◆ **WHAT YOU HAVE TO DO**:
Search the material for the string "last", then report how many lines hold it, with no other text.

◆ **EXTRACTED MATERIAL**:
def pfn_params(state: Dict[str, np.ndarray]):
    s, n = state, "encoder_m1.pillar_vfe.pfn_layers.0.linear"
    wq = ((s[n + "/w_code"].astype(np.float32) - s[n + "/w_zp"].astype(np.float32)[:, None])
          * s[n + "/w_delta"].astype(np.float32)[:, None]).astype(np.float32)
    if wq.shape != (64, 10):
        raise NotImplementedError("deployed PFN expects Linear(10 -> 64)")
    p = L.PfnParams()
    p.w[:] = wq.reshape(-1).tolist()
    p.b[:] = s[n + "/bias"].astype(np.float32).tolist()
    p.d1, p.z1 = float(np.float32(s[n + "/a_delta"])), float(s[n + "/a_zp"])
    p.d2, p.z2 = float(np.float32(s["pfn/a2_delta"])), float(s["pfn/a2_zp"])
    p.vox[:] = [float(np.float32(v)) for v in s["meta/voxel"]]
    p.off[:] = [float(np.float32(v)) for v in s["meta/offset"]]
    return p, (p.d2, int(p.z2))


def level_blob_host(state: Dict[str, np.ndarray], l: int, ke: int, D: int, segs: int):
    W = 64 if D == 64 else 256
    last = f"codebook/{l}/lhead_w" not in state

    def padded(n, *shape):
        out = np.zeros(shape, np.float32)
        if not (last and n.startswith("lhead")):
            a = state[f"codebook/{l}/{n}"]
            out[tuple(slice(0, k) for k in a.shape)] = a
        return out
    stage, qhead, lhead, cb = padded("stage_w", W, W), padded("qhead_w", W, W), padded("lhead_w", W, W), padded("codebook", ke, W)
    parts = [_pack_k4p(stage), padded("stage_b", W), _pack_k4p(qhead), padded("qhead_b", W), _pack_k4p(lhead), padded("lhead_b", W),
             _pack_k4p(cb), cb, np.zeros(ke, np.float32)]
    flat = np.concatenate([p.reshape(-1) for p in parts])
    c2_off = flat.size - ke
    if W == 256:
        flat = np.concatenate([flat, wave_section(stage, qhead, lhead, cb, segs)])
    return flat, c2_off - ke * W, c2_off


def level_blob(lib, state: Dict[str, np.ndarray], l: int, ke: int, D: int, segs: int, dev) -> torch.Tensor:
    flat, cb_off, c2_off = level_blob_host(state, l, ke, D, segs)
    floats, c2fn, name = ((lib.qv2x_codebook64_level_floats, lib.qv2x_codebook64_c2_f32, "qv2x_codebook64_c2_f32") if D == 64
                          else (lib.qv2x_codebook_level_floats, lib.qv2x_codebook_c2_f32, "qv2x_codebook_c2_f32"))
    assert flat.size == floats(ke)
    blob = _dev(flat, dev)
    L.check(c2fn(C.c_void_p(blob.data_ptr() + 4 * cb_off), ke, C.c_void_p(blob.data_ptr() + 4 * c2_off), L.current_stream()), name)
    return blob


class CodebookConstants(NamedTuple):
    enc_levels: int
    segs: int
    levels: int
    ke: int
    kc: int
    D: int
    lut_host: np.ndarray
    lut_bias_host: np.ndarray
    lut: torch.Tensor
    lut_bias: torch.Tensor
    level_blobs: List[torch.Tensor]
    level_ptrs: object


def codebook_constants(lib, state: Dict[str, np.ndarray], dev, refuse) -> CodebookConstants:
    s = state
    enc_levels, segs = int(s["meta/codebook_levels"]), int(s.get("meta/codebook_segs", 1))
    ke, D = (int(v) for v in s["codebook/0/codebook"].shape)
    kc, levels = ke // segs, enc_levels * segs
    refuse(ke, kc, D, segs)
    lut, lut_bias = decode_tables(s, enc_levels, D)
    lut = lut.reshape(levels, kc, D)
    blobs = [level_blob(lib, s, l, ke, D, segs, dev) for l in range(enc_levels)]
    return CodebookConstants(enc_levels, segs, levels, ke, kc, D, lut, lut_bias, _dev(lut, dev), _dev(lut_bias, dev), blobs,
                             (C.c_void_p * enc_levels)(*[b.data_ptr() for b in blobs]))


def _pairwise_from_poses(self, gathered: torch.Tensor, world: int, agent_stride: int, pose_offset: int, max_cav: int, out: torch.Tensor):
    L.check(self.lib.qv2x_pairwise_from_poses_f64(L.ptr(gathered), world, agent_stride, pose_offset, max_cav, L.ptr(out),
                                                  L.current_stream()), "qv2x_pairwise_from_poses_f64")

◆ **RESPONSE**:
2